Тут он поймал себя на том, что всегда прибавляет себе годок в разговоре, а, гляди-ко, убавил четвертинку десятка. Гаврилыч закашлялся. Женщина хлопнула его ладонью ниже лопаток.
– Снег будет, – сказал он, – ноги ломят, спасу нету.
– А у нас там уже вовсю тюльпаны цветут и отсеялись давно. Зеленку первого ряда уже доедают… скоро новую посеют.
– Тяжело тебе здеся? Одной-то?..
– Тяжело, деда…
– Че ж горбатая, не забижает?
– Ворчит, но я терплю. Кто меня еще к себе пустит?
– Кто ж тебя пустит… Это Култук! Здеся в добрый-то час палец в рот не клади никому.
– У вас Пасха скоро! – сказала она.
– Дура ты, дура! А у вас?! – рассердился Гаврилыч и встал с пенешка – забыли, чьи вы и откуда… И повернулся же язык такое молотить: «У вас Пасха!» А у вас… Сектанты чертовы! Езжай, воне, в Слюдянку, там этих сектантов, как грязи…
Он развернулся и пошел неторопко, чуть прихрамывая на больное колено. «Чего сорвался-то? – сердился он на себя. – Бабе и так несладко. Все ей здеся чужое… Везде ей чужо, – успокоил он себя, – сектантка. Они везде чужаки. Сами себе чужие».
Пасха была на пороге.
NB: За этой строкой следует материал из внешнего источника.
template <int kTBWaves, bool kPlace>
__device__ __forceinline__ void tb_walk(const SBGrid &sg, uint32_t L0, uint32_t a, uint32_t b,
                                        const uint2 *__restrict__ sblist, uint32_t *__restrict__ point_list,
                                        uint32_t (*tc)[kMaxTilesPerSB]) {
    const int w = threadIdx.x >> 6, lane = threadIdx.x & 63;
    const int tps = 1 << (2 * sg.shift);
    const uint32_t n = b - a;
    const uint32_t seg0 = a + (uint32_t)(((uint64_t)n * w) / kTBWaves), seg1 = a + (uint32_t)(((uint64_t)n * (w + 1)) / kTBWaves);
    const uint64_t lt = (1ull << lane) - 1ull;
    const auto load = [&](uint32_t gb, uint2 *e) {
#pragma unroll
        for (int d = 0; d < kTBDepth; d++) {
            const uint32_t i = gb + (uint32_t)(d * 64 + lane);
            e[d] = i < seg1 ? sblist[L0 + i] : make_uint2(0u, 0xFFu);
        }
    };
    constexpr uint32_t kGroup = 64 * kTBDepth;
    for (int tg = 0; tg < tps; tg += kTileGroup) {
        uint32_t acc[kTileGroup];
#pragma unroll
        for (int k = 0; k < kTileGroup; k++) acc[k] = kPlace ? (tg + k < tps ? tc[w][tg + k] : 0u) : 0u;
        uint2 cur[kTBDepth], nxt[kTBDepth];
        load(seg0, cur);
        for (uint32_t gb = seg0; gb < seg1; gb += kGroup) {
            load(gb + kGroup, nxt);
#pragma unroll
            for (int d = 0; d < kTBDepth; d++) {
                const uint32_t m = group_mask(cur[d].y, tg, sg.shift);
#pragma unroll
                for (int k = 0; k < kTileGroup; k++) {
                    const bool hit = (m >> k) & 1u;
                    const uint64_t bm = __ballot(hit);
                    if (kPlace && hit) point_list[acc[k] + (uint32_t)__popcll(bm & lt)] = cur[d].x;
                    acc[k] += (uint32_t)__popcll(bm);
                }
            }
#pragma unroll
            for (int d = 0; d < kTBDepth; d++) cur[d] = nxt[d];
        }
        if (!kPlace && lane == 0)
#pragma unroll
            for (int k = 0; k < kTileGroup; k++)
                if (tg + k < tps) tc[w][tg + k] = acc[k];
    }
}

template <int kTBWaves>
__device__ __forceinline__ void tb_bases(const SBGrid &sg, int gx, int gy, int s, uint32_t base,
                                         uint32_t (*tc)[kMaxTilesPerSB], const uint32_t *tot, const uint32_t *extra,
                                         uint2 *__restrict__ ranges) {
    const int w = threadIdx.x >> 6, lane = threadIdx.x & 63;
    const int side = 1 << sg.shift, tps = side * side;
    const int ox = (s % sg.nsbx) * side, oy = (s / sg.nsbx) * side;
    if (w != 0) return;
    uint32_t carry = 0;
    for (int t0 = 0; t0 < tps; t0 += 64) {
        const int t = t0 + lane;
        uint32_t c = 0;
        if (t < tps) {
            if (tot) c = tot[t];
            else
                for (int k = 0; k < kTBWaves; k++) c += tc[k][t];
        }
        uint32_t incl = c;
#pragma unroll
        for (int o = 1; o < 64; o <<= 1) {
            const uint32_t v = (uint32_t)__shfl_up((int)incl, o, 64);
            if (lane >= o) incl += v;
        }
        if (t < tps) {
            const uint32_t t_base = base + carry + incl - c;
            const int x = ox + (t & (side - 1)), y = oy + (t >> sg.shift);
            if (ranges && x < gx && y < gy) ranges[y * gx + x] = make_uint2(t_base, t_base + c);
            uint32_t b = t_base + (extra ? extra[t] : 0u);
            for (int k = 0; k < kTBWaves; k++) {
                const uint32_t ck = tc[k][t];
                tc[k][t] = b;
                b += ck;
            }
        }
        carry += (uint32_t)__shfl((int)incl, 63, 64);
    }
}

Старухи обряжали избу. В четверг вытопили баню. В пятницу затеяли куличи. В магазины их завезли еще во вторник, назвали кексами. Красивые стояли на виду. И иркутские, и слюдянские. Один другого краше, но бабки решили свой сотворить. Особо усердствовала, как всегда, Васка. В четверг после бани она разбирала свои рецепты и диктовала Алевтине, что надо класть в тесто.
– Курагу клали обязательно, – изрекала она, – ну, изюм, потом орехи… длинненькие такие…
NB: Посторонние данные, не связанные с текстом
@@ -880,8 +965,8 @@
   if (args.t.external != 1) ppsci_step_tail(args.t, args.b.d, args.b.q, smem);
 }
 
-template <int NB, int LH, int N1, int N2>
-static int launch_fused(StepArgs& a, void* stream, int launch, int* grid_out) {
+template <int NB, int LH, int N1, int N2, bool OVL>
+static int launch_fused_k(StepArgs& a, void* stream, int launch, int* grid_out) {
   constexpr int S = 1 + N1 + N2;
   if (launch == 2) {
 #ifdef PPSCI_ABL_BUILD
@@ -900,7 +985,7 @@
 #undef PPSCI_ABL_CASE
     }
 #endif
-    PPSCI_LAUNCH((taylor_fused_kernel<NB, LH, N1, N2, PPSCI_ACT_ID, PPSCI_FUSED_STATIC != 0>), StepArgs, a.t.grid, 64 * NB, a.t.lds, stream, a);
+    PPSCI_LAUNCH((taylor_fused_kernel<NB, LH, N1, N2, PPSCI_ACT_ID, PPSCI_FUSED_STATIC != 0, 0, OVL>), StepArgs, a.t.grid, 64 * NB, a.t.lds, stream, a);
     int e = PPSCI_LAST_LAUNCH_ERROR();
     if (e != 0) {
       ppsci_set_error("taylor_fused: launch failed (hip error %d)", e);
@@ -914,12 +999,12 @@
     return PPSCI_E_UNSUPPORTED;
   }
   const int lds = (int)(fl * 4);
-  if (PPSCI_SET_MAX_LDS((taylor_fused_kernel<NB, LH, N1, N2, PPSCI_ACT_ID, PPSCI_FUSED_STATIC != 0>), lds) != 0) {
+  if (PPSCI_SET_MAX_LDS((taylor_fused_kernel<NB, LH, N1, N2, PPSCI_ACT_ID, PPSCI_FUSED_STATIC != 0, 0, OVL>), lds) != 0) {
     ppsci_set_error("taylor_fused: cannot raise dynamic LDS to %d B", lds);
     return PPSCI_E_LAUNCH;
   }
   int per_cu = 1;
-  if (PPSCI_OCCUPANCY((taylor_fused_kernel<NB, LH, N1, N2, PPSCI_ACT_ID, PPSCI_FUSED_STATIC != 0>), 64 * NB, lds, &per_cu) != 0 || per_cu < 1) per_cu = 1;
+  if (PPSCI_OCCUPANCY((taylor_fused_kernel<NB, LH, N1, N2, PPSCI_ACT_ID, PPSCI_FUSED_STATIC != 0, 0, OVL>), 64 * NB, lds, &per_cu) != 0 || per_cu < 1) per_cu = 1;
   const int ntl = a.f.ntiles;
   int grid = ntl < PPSCI_NUM_CU * per_cu ? ntl : PPSCI_NUM_CU * per_cu;
   if (ppsci_get_max_grid() > 0 && grid > ppsci_get_max_grid()) grid = ppsci_get_max_grid();
@@ -934,13 +1019,24 @@
   a.t.fused = 1;
   if (grid_out) *grid_out = grid;
   if (!launch) return PPSCI_OK;
-  PPSCI_LAUNCH((taylor_fused_kernel<NB, LH, N1, N2, PPSCI_ACT_ID, PPSCI_FUSED_STATIC != 0>), StepArgs, grid, 64 * NB, lds, stream, a);
+  PPSCI_LAUNCH((taylor_fused_kernel<NB, LH, N1, N2, PPSCI_ACT_ID, PPSCI_FUSED_STATIC != 0, 0, OVL>), StepArgs, grid, 64 * NB, lds, stream, a);
   int e = PPSCI_LAST_LAUNCH_ERROR();
   if (e != 0) {
     ppsci_set_error("taylor_fused: launch failed (hip error %d)", e);
     return PPSCI_E_LAUNCH;
   }
   return PPSCI_OK;
+}
+
+template <int NB, int LH, int N1, int N2>
+static int launch_fused(StepArgs& a, void* stream, int launch, int* grid_out) {
+#ifndef PPSCI_ABL_BUILD
+  if constexpr (PPSCI_FUSED_OVL_OK(LH, N1, N2, PPSCI_FUSED_STATIC != 0, PPSCI_ACT_ID)) {
+    if (a.t.overlap) return launch_fused_k<NB, LH, N1, N2, true>(a, stream, launch, grid_out);
+  }
+#endif
+  a.t.overlap = 0;
+  return launch_fused_k<NB, LH, N1, N2, false>(a, stream, launch, grid_out);
 }
 
 template <int N1, int N2, class... Ps>
diff --git a/paddlescience_amd/csrc/taylor_step.h b/paddlescience_amd/csrc/taylor_step.h
--- a/paddlescience_amd/csrc/taylor_step.h
+++ b/paddlescience_amd/csrc/taylor_step.h
@@ -25,6 +25,7 @@
   int fused;
   int one_tail;
   int external;
+  int overlap;
 };
 
 struct StepArgs {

– Курагу сроду не клали, – наконец перебила подругу хозяйка, – какая там курага! Мать вареньем смородинным крест помажет – и все. И орех никаких мы не видали. Нащелкаем кедровнику, натолчем его. Мать в квашню насыпет… Аромат… и вкусно!
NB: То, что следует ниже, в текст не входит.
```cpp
template <class SC>
__global__ __launch_bounds__(1024, 1) void dwconv_stream_kernel(const float* __restrict__ g, const float* __restrict__ w ,
                                                                const float* __restrict__ gamma, const float* __restrict__ beta,
                                                                float* __restrict__ out, int T, int seg_len, void* __restrict__ pieces, long long rows_pad,
                                                                float scale, int* __restrict__ status) {
    __shared__ float sq[DS_RB][256];
    __shared__ __attribute__((aligned(16))) float stat[DS_RB][4];
    __shared__ __attribute__((aligned(16))) float otile[DS_RB][DS_C + 4];
    const int c = threadIdx.x, lane = c & 63;
    const int b = blockIdx.y;
    const int t_begin = blockIdx.x * seg_len;
    if (t_begin >= T) return;
    const int t_end = t_begin + seg_len < T ? t_begin + seg_len : T;
    const long long base = (long long)b * T;
    const float* gc = g + base * DS_C + c;

    float wt[DS_K];
#pragma unroll
    for (int j = 0; j < DS_K; ++j) wt[j] = w[j * DS_C + c];
    float xw[DS_WIN];
#pragma unroll
    for (int k = 0; k < DS_K - 1; ++k) {
        const int t = t_begin - (DS_K - 1) + k;
        xw[k] = t >= 0 ? gc[(long long)t * DS_C] : 0.f;
    }
    float pre[DS_RB];
    auto prefetch = [&](int tb) {
#pragma unroll
        for (int i = 0; i < DS_RB; ++i) {
            int t = tb + i;
            t = t < T ? t : T - 1;
            pre[i] = gc[(long long)t * DS_C];
        }
    };
    prefetch(t_begin);
    RangeMax over;
    (void)over;
    for (int tb = t_begin; tb < t_end; tb += DS_RB) {
#pragma unroll
        for (int i = 0; i < DS_RB; ++i) xw[DS_K - 1 + i] = pre[i];
        if (tb + DS_RB < t_end) prefetch(tb + DS_RB);
        float acc[DS_RB];
#pragma unroll
        for (int i = 0; i < DS_RB; ++i) {
            float a = 0.f;
#pragma unroll
            for (int tap = 0; tap < DS_K; ++tap) a = __builtin_fmaf(wt[tap], xw[i + tap], a);
            acc[i] = a;
        }
        float term[DS_RB];
#pragma unroll
        for (int i = 0; i < DS_RB; ++i) term[i] = acc[i];
        ds_reduce<false>(term, sq, stat, c, lane);
#pragma unroll
        for (int i = 0; i < DS_RB; ++i) {
            const float d = acc[i] - stat[i][0];
            const float m = __fmul_rn(d, d);
            const float f = __builtin_fmaf(d, d, ds_quad_xor1(m));
            term[i] = (lane & 1) ? 0.f : f;
        }
        ds_reduce<true>(term, sq, stat, c, lane);
        const float* gp = gamma;
        const float* bp = beta;
        asm volatile("" : "+s"(gp), "+s"(bp));
        const float gm = gp[c], bt = bp[c];
#pragma unroll
        for (int i = 0; i < DS_RB; ++i) {
            const int t = tb + i;
            const float o = swishf_(fmaf(fmaf(acc[i], stat[i][1], stat[i][2]), gm, bt));
            if constexpr (std::is_void<SC>::value) {
                if (t < t_end) out[(base + t) * DS_C + c] = o;
            } else {
                otile[i][c] = o;
            }
        }
        if constexpr (!std::is_void<SC>::value) {
            __syncthreads();
#pragma unroll
            for (int j = 0; j < 2; ++j) {
                const int e = c + 1024 * j, i = (e >> 2) & (DS_RB - 1), qd = ((e >> 5) << 2) | (e & 3);
                const int t = tb + i;
                if (t < t_end) {
                    const f4 o = *reinterpret_cast<const f4*>(&otile[i][qd * 4]);
                    over |= store_pieces4<SC>(reinterpret_cast<typename SC::T*>(pieces), rows_pad * DS_C, rows_pad, base + t, qd * 4, o, scale);
                }
            }
        }
#pragma unroll
        for (int k = 0; k < DS_K - 1; ++k) xw[k] = xw[k + DS_RB];
    }
    if constexpr (!std::is_void<SC>::value)
        if constexpr (SC::RANGE_CHECK)
            range_publish(status, status ? status + 1 : nullptr, over);
}

int launch_dwconv_stream(const float* g, const float* w, const float* gamma, const float* beta, float* out, int B, int T, hipStream_t stream,
                         const SplitOut& split) {
    __bf16* const pieces = split.pieces;
    const long long rows_pad = split.rows_pad;
    const int scheme = split.scheme;
    const float scale = split.scale;
    int* const status = split.status;
    const int cus = device_cus();
    int nseg = (cus + B - 1) / B;
    const int max_seg = (T + DS_RB - 1) / DS_RB;
    nseg = nseg < 1 ? 1 : (nseg > max_seg ? max_seg : nseg);
    const int seg_len = ((T + nseg - 1) / nseg + DS_RB - 1) / DS_RB * DS_RB;
    dim3 grid((T + seg_len - 1) / seg_len, B);
    if (pieces && scheme == XB_SCHEME_F16X2)
        hipLaunchKernelGGL((dwconv_stream_kernel<SchemeF16x2>), grid, dim3(1024), 0, stream, g, w, gamma, beta, out, T, seg_len, (void*)pieces, rows_pad, scale, status);
    else if (pieces)
        hipLaunchKernelGGL((dwconv_stream_kernel<SchemeBf16x3>), grid, dim3(1024), 0, stream, g, w, gamma, beta, out, T, seg_len, (void*)pieces, rows_pad, scale, status);
    else
        hipLaunchKernelGGL((dwconv_stream_kernel<void>), grid, dim3(1024), 0, stream, g, w, gamma, beta, out, T, seg_len, nullptr, 0LL, 1.0f, nullptr);
    AT_CHECK_HIP(hipGetLastError());
    return 0;
}

}
```

Measured before the change: 15720.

«Кого учит, – думал Гаврилыч о Вассе. – Бурятка никогда никаких куличей не пекла! Брат вечно на стряпню Алевтины приходил в гости. Бывало, настряпает Алевтина куличиков, на стол наставит, что сказочный городок цветет. Той же Вассе пошлет кулич большой, да на пацанов поменьше… А она вишь, учит! Ку-ли-чи печь!»
Так он думал, но молчал. Попади бабе под горячую руку, не рад будешь. К вечеру замесили тесто в эмалированном ведре, накрыли праздничным рушником, поставили у печи. Васса, как конь, всю ночь топала к ведру и подолгу в него заглядывала. С утра выкатывали белые пышные, как подушки, пригорки теста, ставили в формы. Васса пыхтела, что турбина, бегала от стола к столу. Откуда только прыть бралась, и гудела, что паровоз.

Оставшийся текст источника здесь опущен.